> [Task statement]: Write out all of the lines below, exactly and completely.

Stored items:
= = =

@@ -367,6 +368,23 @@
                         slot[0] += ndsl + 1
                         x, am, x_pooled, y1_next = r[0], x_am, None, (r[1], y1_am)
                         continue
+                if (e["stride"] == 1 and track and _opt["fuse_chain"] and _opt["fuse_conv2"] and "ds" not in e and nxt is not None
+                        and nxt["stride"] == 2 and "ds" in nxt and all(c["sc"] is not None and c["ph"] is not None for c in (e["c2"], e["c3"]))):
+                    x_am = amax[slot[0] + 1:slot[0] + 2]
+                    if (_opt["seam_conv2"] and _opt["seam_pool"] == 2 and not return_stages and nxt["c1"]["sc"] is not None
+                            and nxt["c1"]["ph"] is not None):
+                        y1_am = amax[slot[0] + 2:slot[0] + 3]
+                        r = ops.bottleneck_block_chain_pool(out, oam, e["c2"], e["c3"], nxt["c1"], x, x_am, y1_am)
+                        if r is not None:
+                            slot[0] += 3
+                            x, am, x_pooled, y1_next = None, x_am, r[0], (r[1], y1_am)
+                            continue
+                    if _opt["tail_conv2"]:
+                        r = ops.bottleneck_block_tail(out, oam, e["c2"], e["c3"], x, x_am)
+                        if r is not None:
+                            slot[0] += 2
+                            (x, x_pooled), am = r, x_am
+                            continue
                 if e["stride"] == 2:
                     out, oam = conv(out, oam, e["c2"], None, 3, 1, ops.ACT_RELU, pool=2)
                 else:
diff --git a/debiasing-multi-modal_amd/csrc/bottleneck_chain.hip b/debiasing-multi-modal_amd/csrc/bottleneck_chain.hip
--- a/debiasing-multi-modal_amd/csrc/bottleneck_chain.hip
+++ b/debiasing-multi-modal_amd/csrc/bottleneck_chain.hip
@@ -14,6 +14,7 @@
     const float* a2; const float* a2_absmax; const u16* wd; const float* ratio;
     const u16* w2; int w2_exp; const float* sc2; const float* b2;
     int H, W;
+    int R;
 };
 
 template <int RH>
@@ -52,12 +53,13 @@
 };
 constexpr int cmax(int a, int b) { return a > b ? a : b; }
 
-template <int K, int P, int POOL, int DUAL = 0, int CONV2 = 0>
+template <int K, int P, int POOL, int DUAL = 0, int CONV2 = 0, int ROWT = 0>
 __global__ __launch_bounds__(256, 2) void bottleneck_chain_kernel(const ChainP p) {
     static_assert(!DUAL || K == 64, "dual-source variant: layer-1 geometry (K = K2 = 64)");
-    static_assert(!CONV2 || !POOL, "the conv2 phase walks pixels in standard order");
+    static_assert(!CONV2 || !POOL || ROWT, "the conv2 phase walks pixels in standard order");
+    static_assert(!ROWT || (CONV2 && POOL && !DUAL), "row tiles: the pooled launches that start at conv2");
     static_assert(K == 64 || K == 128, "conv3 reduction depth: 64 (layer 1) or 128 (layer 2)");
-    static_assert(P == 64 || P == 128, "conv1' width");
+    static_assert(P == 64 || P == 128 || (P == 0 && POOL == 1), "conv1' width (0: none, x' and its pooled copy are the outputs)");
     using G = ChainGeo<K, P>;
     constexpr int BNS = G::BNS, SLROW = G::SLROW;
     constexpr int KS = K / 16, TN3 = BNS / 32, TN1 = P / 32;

= = =

> [Solution below]:
@@ -367,6 +368,23 @@
                         slot[0] += ndsl + 1
                         x, am, x_pooled, y1_next = r[0], x_am, None, (r[1], y1_am)
                         continue
+                if (e["stride"] == 1 and track and _opt["fuse_chain"] and _opt["fuse_conv2"] and "ds" not in e and nxt is not None
+                        and nxt["stride"] == 2 and "ds" in nxt and all(c["sc"] is not None and c["ph"] is not None for c in (e["c2"], e["c3"]))):
+                    x_am = amax[slot[0] + 1:slot[0] + 2]
+                    if (_opt["seam_conv2"] and _opt["seam_pool"] == 2 and not return_stages and nxt["c1"]["sc"] is not None
+                            and nxt["c1"]["ph"] is not None):
+                        y1_am = amax[slot[0] + 2:slot[0] + 3]
+                        r = ops.bottleneck_block_chain_pool(out, oam, e["c2"], e["c3"], nxt["c1"], x, x_am, y1_am)
+                        if r is not None:
+                            slot[0] += 3
+                            x, am, x_pooled, y1_next = None, x_am, r[0], (r[1], y1_am)
+                            continue
+                    if _opt["tail_conv2"]:
+                        r = ops.bottleneck_block_tail(out, oam, e["c2"], e["c3"], x, x_am)
+                        if r is not None:
+                            slot[0] += 2
+                            (x, x_pooled), am = r, x_am
+                            continue
                 if e["stride"] == 2:
                     out, oam = conv(out, oam, e["c2"], None, 3, 1, ops.ACT_RELU, pool=2)
                 else:
diff --git a/debiasing-multi-modal_amd/csrc/bottleneck_chain.hip b/debiasing-multi-modal_amd/csrc/bottleneck_chain.hip
--- a/debiasing-multi-modal_amd/csrc/bottleneck_chain.hip
+++ b/debiasing-multi-modal_amd/csrc/bottleneck_chain.hip
@@ -14,6 +14,7 @@
     const float* a2; const float* a2_absmax; const u16* wd; const float* ratio;
     const u16* w2; int w2_exp; const float* sc2; const float* b2;
     int H, W;
+    int R;
 };
 
 template <int RH>
@@ -52,12 +53,13 @@
 };
 constexpr int cmax(int a, int b) { return a > b ? a : b; }
 
-template <int K, int P, int POOL, int DUAL = 0, int CONV2 = 0>
+template <int K, int P, int POOL, int DUAL = 0, int CONV2 = 0, int ROWT = 0>
 __global__ __launch_bounds__(256, 2) void bottleneck_chain_kernel(const ChainP p) {
     static_assert(!DUAL || K == 64, "dual-source variant: layer-1 geometry (K = K2 = 64)");
-    static_assert(!CONV2 || !POOL, "the conv2 phase walks pixels in standard order");
+    static_assert(!CONV2 || !POOL || ROWT, "the conv2 phase walks pixels in standard order");
+    static_assert(!ROWT || (CONV2 && POOL && !DUAL), "row tiles: the pooled launches that start at conv2");
     static_assert(K == 64 || K == 128, "conv3 reduction depth: 64 (layer 1) or 128 (layer 2)");
-    static_assert(P == 64 || P == 128, "conv1' width");
+    static_assert(P == 64 || P == 128 || (P == 0 && POOL == 1), "conv1' width (0: none, x' and its pooled copy are the outputs)");
     using G = ChainGeo<K, P>;
     constexpr int BNS = G::BNS, SLROW = G::SLROW;
     constexpr int KS = K / 16, TN3 = BNS / 32, TN1 = P / 32;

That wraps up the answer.